ここで大子町のある奥久慈エリアを振り返ってみると、沈下橋・鮎釣りに象徴される久慈川の清流、ウルシ採集地のような人間が自然に手入れして作り出される美しい里山の景観、地域内に空き家が点在すること、豊かな食文化、更には都心とのアクセスも悪くない、と人気の「里山」になるための条件は揃っているように見えました(外部から1泊2日で地域を訪れた者による偏見であることは重々承知です)。また、旅館の従業員や大子町のNPOの方の振る舞いや茨城県北芸術祭に参加していることなどに地域を盛り上げる人々の動きも垣間見えました。このような移住を睨んだ地域を盛り上げる流れと辻先生が精力的に取り組んでおられるウルシ関連産業が組み合わさったら新たな地方創成のかたちが生まれて面白いかもしれないと、学部生の頃に都市開発を学んだ身としては感じざるを得ませんでした。

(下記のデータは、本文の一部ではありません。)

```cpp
namespace {
__global__ void mailbox_post_kernel(const unsigned long long* __restrict__ src, int nwords, const unsigned long long* __restrict__ src2, int nwords2,
                                    unsigned long long* mailbox, unsigned long long seq) {
  for (int i = 0; i < nwords; i++) __hip_atomic_store(&mailbox[i], src[i], __ATOMIC_RELAXED, __HIP_MEMORY_SCOPE_SYSTEM);
  for (int i = 0; i < nwords2; i++) __hip_atomic_store(&mailbox[nwords + i], src2[i], __ATOMIC_RELAXED, __HIP_MEMORY_SCOPE_SYSTEM);
  __hip_atomic_store(&mailbox[7], seq, __ATOMIC_RELEASE, __HIP_MEMORY_SCOPE_SYSTEM);
}
}
int ah_mailbox_read(ah_ctx* c, const unsigned long long* dev_words, int nwords, unsigned long long* out_host) {
  return ah_mailbox_read2(c, dev_words, nwords, nullptr, 0, out_host);
}
int ah_mailbox_begin(ah_ctx* c, unsigned long long** mb_out, unsigned long long* seq_out) {
  if (c->capturing) { c->capturing = 2; return ah_fail(c, AH_EINVALID, "this call returns a value to the host: it cannot be recorded into a graph"); }
  *mb_out = c->mailbox + 8;
  *seq_out = ++c->mailbox_seq;
  return AH_OK;
}
int ah_mailbox_wait(ah_ctx* c, unsigned long long seq, int nwords, unsigned long long* out_host) {
  if (nwords < 1 || nwords > 7) return ah_fail(c, AH_EINVALID, "mailbox_wait: 1..7 words");
  unsigned long long* mb = c->mailbox + 8;
  bool seen = false;
  const auto t0 = std::chrono::steady_clock::now();
  for (unsigned spin = 0;; spin++) {
    if (__atomic_load_n(&mb[7], __ATOMIC_ACQUIRE) == seq) { seen = true; break; }
    __builtin_ia32_pause();
    if ((spin & 1023u) == 1023u && std::chrono::steady_clock::now() - t0 > std::chrono::milliseconds(5)) break;
  }
  if (!seen) {
    AH_HIP(c, hipStreamSynchronize(c->stream));
    if (__atomic_load_n(&mb[7], __ATOMIC_ACQUIRE) != seq) return ah_fail(c, AH_EHIP, "mailbox_wait: the kernel did not report");
  }
  for (int i = 0; i < nwords; i++) out_host[i] = __atomic_load_n(&mb[i], __ATOMIC_RELAXED);
  return AH_OK;
}
int ah_mailbox_read2(ah_ctx* c, const unsigned long long* dev_words, int nwords, const unsigned long long* dev_words2, int nwords2,
                     unsigned long long* out_host) {
  if (nwords < 1 || nwords2 < 0 || nwords + nwords2 > 7) return ah_fail(c, AH_EINVALID, "mailbox_read: 1..7 words");
  if (c->capturing) { c->capturing = 2; return ah_fail(c, AH_EINVALID, "this call returns a value to the host: it cannot be recorded into a graph"); }
  unsigned long long* mb = c->mailbox + 8;
  const unsigned long long seq = ++c->mailbox_seq;
  mailbox_post_kernel<<<1, 1, 0, c->stream>>>(dev_words, nwords, dev_words2, nwords2, mb, seq);
// ... 303 lines not shown
```

### arrow_go_amd/csrc/ah_fused.hip

```cpp
#include "ah_common.h"
#include "ah_ddsum.h"

namespace {

constexpr int kBlock = 256;
constexpr int kUnroll = 4;

template <typename T>
using Vec2 = T __attribute__((ext_vector_type(2)));

template <typename T, int OP>
__device__ __forceinline__ bool pred(T a, T t) {
  if (OP == AH_CMP_EQ) return a == t;
  if (OP == AH_CMP_NE) return a != t;
  if (OP == AH_CMP_GT) return a > t;
  return a >= t;
}

struct PartF64 { ah_ddx a; unsigned long long n; };
struct PartI64 { unsigned long long s; unsigned long long n; };

template <typename T> struct Acc;
template <> struct Acc<double> {
  using Part = PartF64;
// ... 30 lines not shown
  }
  __device__ __forceinline__ Part part() const { return Part{s, n}; }
};

template <typename T>
__device__ __forceinline__ void block_reduce(Acc<T>& a, typename Acc<T>::Part* out) {
  __shared__ typename Acc<T>::Part sm[kBlock / 64];
  a.wave_reduce();
  if ((threadIdx.x & 63) == 0) sm[threadIdx.x >> 6] = a.part();
  __syncthreads();
  if (threadIdx.x == 0) {
    Acc<T> r;
#pragma unroll
    for (int w = 0; w < kBlock / 64; w++) r.merge(sm[w]);
    *out = r.part();
  }
}
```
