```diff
@@ -860,6 +970,11 @@
   if (v == 0 || v == 1) g_wino_pack = v;
   return prev;
 }
+int lf_internal_wino_set_forms(int v) {
+  const int prev = g_wino_forms;
+  if (v >= 0 && v <= 2) g_wino_forms = v;
+  return prev;
+}
 
 extern "C" size_t lf_conv3d_c16_wino_upack_floats(void) { return (size_t)4 * 16 * 4 * 64; }
 
@@ -868,6 +983,18 @@
                                   const float* prev_y, const float* prev_norm, unsigned prev_flags,
                                   float* amax_out, void* stream) {
   lf_clear_error();
+#define LF_WINO_FORM(F, O) \
+  launch_wino<conv3d_c16_wino_form_kernel<F, O>>(x, upack, bias, y, norm_out, N, D, H, W, he, flags, slope, eps, prev_y, prev_norm, \
+                                                 prev_flags, stream, amax_out)
+#define LF_WINO_OPTS(F) (g_wino_forms == 2 ? LF_WINO_FORM(F, 0) : LF_WINO_FORM(F, 1))
+  switch (wino_form_of(bias, norm_out, flags, prev_y, prev_norm, prev_flags, amax_out)) {
+    case WF_FWD_BLOCK: return LF_WINO_OPTS(WF_FWD_BLOCK);
+    case WF_DGRAD_PREV: return LF_WINO_OPTS(WF_DGRAD_PREV);
+    case WF_DGRAD_PLAIN: return LF_WINO_OPTS(WF_DGRAD_PLAIN);
+    default: break;
+  }
+#undef LF_WINO_OPTS
+#undef LF_WINO_FORM
   return g_wino_pack ? launch_wino<conv3d_c16_wino_kernel<true>>(x, upack, bias, y, norm_out, N, D, H, W, he, flags, slope, eps, prev_y,
                                                                   prev_norm, prev_flags, stream, amax_out)
                      : launch_wino<conv3d_c16_wino_kernel<false>>(x, upack, bias, y, norm_out, N, D, H, W, he, flags, slope, eps, prev_y,
@@ -896,6 +1023,13 @@
   if (!lf_aligned16(proj_wA) || !lf_aligned16(zp) || (proj_bias && !lf_aligned16(proj_bias))) return LF_EALIGN;
   if ((proj_flags & ~(LF_EPI_LRELU | LF_EPI_PIXELNORM)) != 0) return LF_EINVAL;
   WinoProj pj = {proj_wA, proj_bias, zp, pnorm, nullptr, nullptr, proj_he, proj_flags};
+  if (wino_form_of(bias, norm_out, flags, nullptr, nullptr, 0u, nullptr) == WF_FWD_BLOCK) {
+#define LF_WINO_FORM(O) \
+  launch_wino<conv3d_c16_wino_projfwd_form_kernel<WF_FWD_BLOCK, O>, true>(x, upack, bias, y, norm_out, N, D, H, W, he, flags, slope, eps, \
+                                                                          nullptr, nullptr, 0u, stream, pj)
+    return g_wino_forms == 2 ? LF_WINO_FORM(0) : LF_WINO_FORM(1);
+#undef LF_WINO_FORM
+  }
   return g_wino_pack ? launch_wino<conv3d_c16_wino_projfwd_kernel<true>, true>(x, upack, bias, y, norm_out, N, D, H, W, he, flags, slope,
                                                                                 eps, nullptr, nullptr, 0u, stream, pj)
                      : launch_wino<conv3d_c16_wino_projfwd_kernel<false>, true>(x, upack, bias, y, norm_out, N, D, H, W, he, flags, slope,
diff --git a/latentfusion_amd/csrc/lf_common.h b/latentfusion_amd/csrc/lf_common.h
--- a/latentfusion_amd/csrc/lf_common.h
+++ b/latentfusion_amd/csrc/lf_common.h
@@ -67,6 +67,7 @@
 
 int lf_internal_ring_bf16_set_wgs(int v);
 int lf_internal_wino_set_pack(int v);
+int lf_internal_wino_set_forms(int v);
 int lf_internal_fused_set_cfg(int v);
 int lf_internal_splat_set_variant(int v);
 int lf_internal_splat_set_chunk_cap(int v);
diff --git a/latentfusion_amd/csrc/resample.hip b/latentfusion_amd/csrc/resample.hip
--- a/latentfusion_amd/csrc/resample.hip
+++ b/latentfusion_amd/csrc/resample.hip
@@ -538,6 +538,7 @@
   if (key == 6) return lf_internal_splat_set_chunk_cap(value);
   if (key == 3) return lf_internal_fused_set_cfg(value);
   if (key == 7) return lf_internal_wino_set_pack(value);
+  if (key == 8) return lf_internal_wino_set_forms(value);
   if (key == 5) return lf_internal_ring_bf16_set_wgs(value);
   if (key == 2) {
     const int prev = g_bwd_coef_variant;
```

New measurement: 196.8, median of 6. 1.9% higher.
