template <bool LUMA, bool MSBD>
__global__ __launch_bounds__(256, 2) void stem_mfma_kernel(StemArgs a)
{
    constexpr int S = LUMA ? 68 : 34, P = LUMA ? 4 : 2, PS = S + P, OUT = S - P;
    constexpr int CIN = (LUMA ? 1 : 3) + (MSBD ? 1 : 0);
    constexpr int K1 = LUMA ? 9 : 5;
    constexpr int RPS = LUMA ? 3 : 5, KPP = (K1 + RPS - 1) / RPS, KS = CIN * KPP;
    static_assert(RPS * K1 <= 32 && KPP * RPS == K1, "a K-step holds whole kernel rows, a plane whole K-steps");
    constexpr int RS = PS + 16;
    constexpr int SEGS = OUT / 16, RB = 8, NBATCH = SEGS * (OUT / RB);
    constexpr int NPIX = CIN - (MSBD ? 1 : 0);
    __shared__ _Float16 h0[NPIX * PS * RS + 16];
    __shared__ unsigned hq[MSBD ? PS * RS + 16 : 4];
    const int n = blockIdx.x, tid = threadIdx.x, lane = tid & 63, wave = tid >> 6, xl = lane & 15, g = lane >> 4;

    const uint8_t *by = a.by + (size_t)n * 68 * 68;
    for (int i = tid; i < PS * RS; i += 256) {
        const int r = i / RS, c = i - r * RS;
        const bool in = r < S && c < S;
        if (LUMA) {
            h0[i] = in ? (_Float16)(float)by[r * 68 + c] : (_Float16)0.f;
        } else {
            float v0 = 0.f, v1 = 0.f, v2 = 0.f;
            if (in) {
                const uint8_t *p = by + (2 * r) * 68 + 2 * c;
                v0 = (float)max(max((int)p[0], (int)p[1]), max((int)p[68], (int)p[69]));
                v1 = (float)a.bu[(size_t)n * 34 * 34 + r * 34 + c];
                v2 = (float)a.bv[(size_t)n * 34 * 34 + r * 34 + c];
            }
            h0[i] = (_Float16)v0; h0[PS * RS + i] = (_Float16)v1; h0[2 * PS * RS + i] = (_Float16)v2;
        }
        if (MSBD) {
            float qv = 0.f;
            if (in && r >= P && c >= P) {
                constexpr int SC = LUMA ? 8 : 4;
                qv = a.q[(size_t)n * 64 + ((r - P) / SC) * 8 + (c - P) / SC];
            }
            _Float16 q0, q1;
            sat_report(a.sat, fabsf(qv));
            split2(qv, q0, q1);
            unsigned short b0, b1;
            __builtin_memcpy(&b0, &q0, 2); __builtin_memcpy(&b1, &q1, 2);
            hq[i] = (unsigned)b0 | ((unsigned)b1 << 16);
        }
    }
    __syncthreads();

    const f16x8 *wl = reinterpret_cast<const f16x8 *>(a.wh) + lane;
    const float inv_scale = a.out_scale;
    const size_t out_n = (size_t)n * 2 * OUT * OUT * 16;
    int eo[8];
#pragma unroll
    for (int j = 0; j < 8; ++j) {
        const int kk = 8 * g + j;
        eo[j] = min(kk / K1, RPS - 1) * RS + kk % K1;
    }
    auto gather = [&](const _Float16 *p) __attribute__((always_inline)) {
        f16x8 v;
#pragma unroll
        for (int j = 0; j < 8; ++j) v[j] = p[eo[j]];
        return v;
    };
    auto gather2 = [&](const unsigned *p, f16x8 &x0v, f16x8 &x1v) __attribute__((always_inline)) {
        unsigned v[8];
#pragma unroll
        for (int j = 0; j < 8; ++j) v[j] = p[eo[j]];
        u32x4 lo, hi;
#pragma unroll
        for (int k = 0; k < 4; ++k) {
            lo[k] = __builtin_amdgcn_perm(v[2 * k + 1], v[2 * k], 0x05040100u);
            hi[k] = __builtin_amdgcn_perm(v[2 * k + 1], v[2 * k], 0x07060302u);
        }
        __builtin_memcpy(&x0v, &lo, 16);
        __builtin_memcpy(&x1v, &hi, 16);
    };
    for (int b = wave; b < NBATCH; b += 4) {
        const int seg = b % SEGS, y0 = (b / SEGS) * RB, x0 = seg * 16;
        f32x4 acc[RB][2];
        f16x8 win[RB], win1[MSBD ? RB : 1];
#pragma unroll
        for (int m = 0; m < RB; ++m) { acc[m][0] = (f32x4){0.f, 0.f, 0.f, 0.f}; acc[m][1] = (f32x4){0.f, 0.f, 0.f, 0.f}; }
        f16x8 wq[2][6];
        auto wload = [&](int ks, bool third) __attribute__((always_inline)) {
            const f16x8 *wk = wl + (size_t)ks * (3 * 2 * 64);
#pragma unroll
            for (int i = 0; i < 6; ++i)
                if (i < 4 || third) wq[ks & 1][i] = wk[i * 64];
        };
        wload(0, true);
#pragma unroll
        for (int ks = 0; ks < KS; ++ks) {
            constexpr int dummy = 0; (void)dummy;
            const int plane = ks / KPP, s = ks % KPP, r0 = s * RPS;
            const bool isq = MSBD && plane == CIN - 1;
            const _Float16 *base = h0 + ((isq ? 0 : plane) * PS + y0) * RS + x0 + xl;
            const unsigned *baseq = hq + y0 * RS + x0 + xl;
            if (s == 0) {
#pragma unroll
                for (int m = 0; m < RB; ++m) {
                    if (isq) gather2(baseq + m * RS, win[m], win1[m]);
                    else win[m] = gather(base + m * RS);
                }
            }
            __builtin_amdgcn_sched_barrier(0);
            if (ks + 1 < KS) wload(ks + 1, !(MSBD && (ks + 1) / KPP == CIN - 1));
            __builtin_amdgcn_sched_barrier(0);
            const f16x8 w00 = wq[ks & 1][0], w01 = wq[ks & 1][1], w10 = wq[ks & 1][2], w11 = wq[ks & 1][3];
#pragma unroll
            for (int m = 0; m < RB; ++m) {
                const f16x8 bx = win[(m + r0) & (RB - 1)];
                if (!isq) {
                    const f16x8 w20 = wq[ks & 1][4], w21 = wq[ks & 1][5];
                    acc[m][0] = __builtin_amdgcn_mfma_f32_16x16x32_f16(w20, bx, acc[m][0], 0, 0, 0);
                    acc[m][1] = __builtin_amdgcn_mfma_f32_16x16x32_f16(w21, bx, acc[m][1], 0, 0, 0);
                }
                acc[m][0] = __builtin_amdgcn_mfma_f32_16x16x32_f16(w10, bx, acc[m][0], 0, 0, 0);
                acc[m][1] = __builtin_amdgcn_mfma_f32_16x16x32_f16(w11, bx, acc[m][1], 0, 0, 0);
                acc[m][0] = __builtin_amdgcn_mfma_f32_16x16x32_f16(w00, bx, acc[m][0], 0, 0, 0);
                acc[m][1] = __builtin_amdgcn_mfma_f32_16x16x32_f16(w01, bx, acc[m][1], 0, 0, 0);
                if (isq) {
                    const f16x8 b1 = win1[(m + r0) & (RB - 1)];
                    acc[m][0] = __builtin_amdgcn_mfma_f32_16x16x32_f16(w00, b1, acc[m][0], 0, 0, 0);
                    acc[m][1] = __builtin_amdgcn_mfma_f32_16x16x32_f16(w01, b1, acc[m][1], 0, 0, 0);
                }
                if (s + 1 < KPP && m < RPS) {
                    const int p = RB + r0 + m;
                    if (isq) gather2(baseq + p * RS, win[p & (RB - 1)], win1[p & (RB - 1)]);
                    else win[p & (RB - 1)] = gather(base + p * RS);
                }
            }
        }
#pragma unroll
        for (int nt = 0; nt < 2; ++nt) {
            const f32x4 bias = *reinterpret_cast<const f32x4 *>(a.bias + nt * 16 + g * 4);
#pragma unroll
            for (int m = 0; m < RB; m += 2) {
                f32x4 v0 = acc[m][nt] * inv_scale + bias, v1 = acc[m + 1][nt] * inv_scale + bias;
                v0.x = fmaxf(v0.x, 0.f); v0.y = fmaxf(v0.y, 0.f); v0.z = fmaxf(v0.z, 0.f); v0.w = fmaxf(v0.w, 0.f);
                v1.x = fmaxf(v1.x, 0.f); v1.y = fmaxf(v1.y, 0.f); v1.z = fmaxf(v1.z, 0.f); v1.w = fmaxf(v1.w, 0.f);
                sat_report(a.sat, sat_amax4(sat_amax4(0.f, v0), v1));
                u32x4 p, q;
                split2_rows(v0, v1, p, q);
                rows16_swap(p);
                rows16_swap(q);
                const size_t o = out_n + (((size_t)nt * OUT + (y0 + m + (g & 1))) * OUT + x0 + xl) * 16 + 8 * (g >> 1);
                __builtin_nontemporal_store(p, reinterpret_cast<u32x4 *>(a.out_s3 + o));
                __builtin_nontemporal_store(q, reinterpret_cast<u32x4 *>(a.out_s3 + o + a.s3_stride));
            }
        }
    }
}
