diff --git a/bramble_amd/csrc/pipeline.cpp b/bramble_amd/csrc/pipeline.cpp
--- a/bramble_amd/csrc/pipeline.cpp
+++ b/bramble_amd/csrc/pipeline.cpp
@@ -131,16 +131,35 @@
   return A;
 }
 
+static CountArgs count_view(const ProjectArgs &A) {
+  CountArgs C{};
+  const DevIndex &ix = A.ix;
+  C.slab_off = ix.slab_off; C.bin_off = ix.bin_off; C.s_start = ix.s_start; C.s_pmax = ix.s_pmax;
+  C.t_bin = ix.t_bin; C.s_row = ix.s_row; C.tx_ex = ix.tx_ex; C.n_refs = ix.n_refs; C.bin_shift = ix.bin_shift;
+  C.max_clip = A.cfg.max_clip; C.max_junc_ins = A.cfg.max_junc_ins; C.max_junc_gap = A.cfg.max_junc_gap;
+  C.max_error_exon = A.cfg.max_error_exon; C.ignore_small_exons = A.cfg.ignore_small_exons; C.long_reads = A.cfg.long_reads;
+  C.n_aln = (uint32_t)A.n_aln;
+  C.head = A.head; C.head2 = A.head2; C.cigar_off = A.cigar_off; C.seg = A.seg;
+  C.n_matches = A.n_matches; C.mask = A.mask; C.ranges = A.ranges;
+  C.walk_list = A.walk_list; C.n_walk = A.n_walk; C.big_list = A.big_list; C.n_big = A.n_big;
+  return C;
+}
+
 static int count_pass(br_ctx *c, hipStream_t st, const ProjectArgs &A, Prof &pf, bool split) {
   const int n_blocks = c->n_cu * c->blocks_per_cu;
+  if (!split || A.ix.n_rows == 0) {
+    RC(pf.begin(BR_K_COUNT));
+    launch_project(st, A, false, c->group_lanes, n_blocks);
+    RC(pf.end());
+    return BR_OK;
+  }
+  const CountArgs C = count_view(A);
   RC(pf.begin(BR_K_COUNT));
-  launch_project(st, A, false, c->group_lanes, n_blocks, split ? 1 : 0);
-  RC(pf.end());
-  if (split) {
-    RC(pf.begin(BR_K_COUNT_WALK));
-    launch_project(st, A, false, c->group_lanes, n_blocks, 2);
-    RC(pf.end());
-  }
+  launch_count(st, C, c->group_lanes, n_blocks, 1);
+  RC(pf.end());
+  RC(pf.begin(BR_K_COUNT_WALK));
+  launch_count(st, C, c->group_lanes, n_blocks, 2);
+  RC(pf.end());
   return BR_OK;
 }
 
diff --git a/bramble_amd/csrc/project_kernels.hip b/bramble_amd/csrc/project_kernels.hip
--- a/bramble_amd/csrc/project_kernels.hip
+++ b/bramble_amd/csrc/project_kernels.hip
@@ -563,8 +563,25 @@
 #define LDS_SLOT 25
 #define LDS_IDEAL 10
 
-template <int G, bool EMIT, bool SIMF, int MODE = 0>
-__global__ void __launch_bounds__(256, EMIT ? 4 : 8) k_project(ProjectArgs A) {
+__device__ __forceinline__ const DevIndex &proj_index(const ProjectArgs &A) { return A.ix; }
+__device__ __forceinline__ DevIndex proj_index(const CountArgs &C) {
+  DevIndex ix{};
+  ix.n_refs = C.n_refs; ix.slab_off = C.slab_off; ix.s_start = C.s_start; ix.s_pmax = C.s_pmax; ix.s_row = C.s_row;
+  ix.tx_ex = C.tx_ex; ix.bin_shift = C.bin_shift; ix.bin_off = C.bin_off; ix.t_bin = C.t_bin;
+  return ix;
+}
+template <int PRE> __device__ __forceinline__ const DevCfg &proj_cfg(const ProjectArgs &A) { return A.cfg; }
+template <int PRE> __device__ __forceinline__ DevCfg proj_cfg(const CountArgs &C) {
+  DevCfg c{};
+  c.max_clip = C.max_clip; c.max_junc_ins = C.max_junc_ins; c.max_junc_gap = C.max_junc_gap;
+  c.max_error_exon = PRE ? 0u : C.max_error_exon;
+  c.ignore_small_exons = PRE ? 0 : C.ignore_small_exons;
+  c.long_reads = PRE ? 0 : C.long_reads;
+  return c;
+}
+
+template <int G, bool EMIT, bool SIMF, int MODE = 0, int PRE = 0, class Args = ProjectArgs>
+__global__ void __launch_bounds__(256, EMIT ? 4 : 8) k_project(Args A) {
   __shared__ uint32_t sh_slab[SLAB_LDS];
   __shared__ uint32_t sh_bin[EMIT ? 1 : SLAB_LDS];
   __shared__ uint32_t sh_cig[EMIT ? 256 * LDS_SLOT : 1];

農業・漁業といった地域経済を支えてきた一次産業に従事する地方への移住者が多いのですが、奥久慈エリアでは伝統工芸品を支えるウルシ産地という他にはない特色があります。「夏はウルシを育て冬は漆器つくりに参加して展覧会を開く。大子漆という伝統産業を継承する。」といったライフスタイルを求めての移住は奥久慈でしか実現できないはずです。このようなプロモーションには、たとえ移住に至らなくても、質の良い漆器を求める人・漆器産業をめぐる現状に関心を持つ人が増えるといった効果が期待できると思います。インターネットで「茨城県 奥久慈地方」と検索したところ、袋田の滝・竜神橋のみならずドライブしながら目にした風景が美しかったといった観光地としての声は散見されましたが、ウルシについてはなかなかヒットしませんでした。地方移住の魅力として「大子漆」を掲げることで、この検索結果が変わっていき漆器産業に関心を持つ人が増えたら良いなと強く思いました。

私は、昨年度のウルシに関する授業を履修しておらずウルシに関する基礎知識をほとんどもちあわせておりませんでした。最後になりましたが、そのような私にも木工やウルシに関する深い造詣を惜しみなく伝えてくださった奥窪先生・辻先生、この研修の準備を担ってくださった渡邊先生・水野事務局員の皆様には心より感謝申し上げます。

今回の研修の主目的であるウルシに関連する造詣のみならず、茨城県北部にこのような美しい里山が広がっているのだという思わぬ発見を、今後私の専門知と絡めていけると良いなという思いが大子町の美しい情景と共にじわっと暖かく体内に広がっております。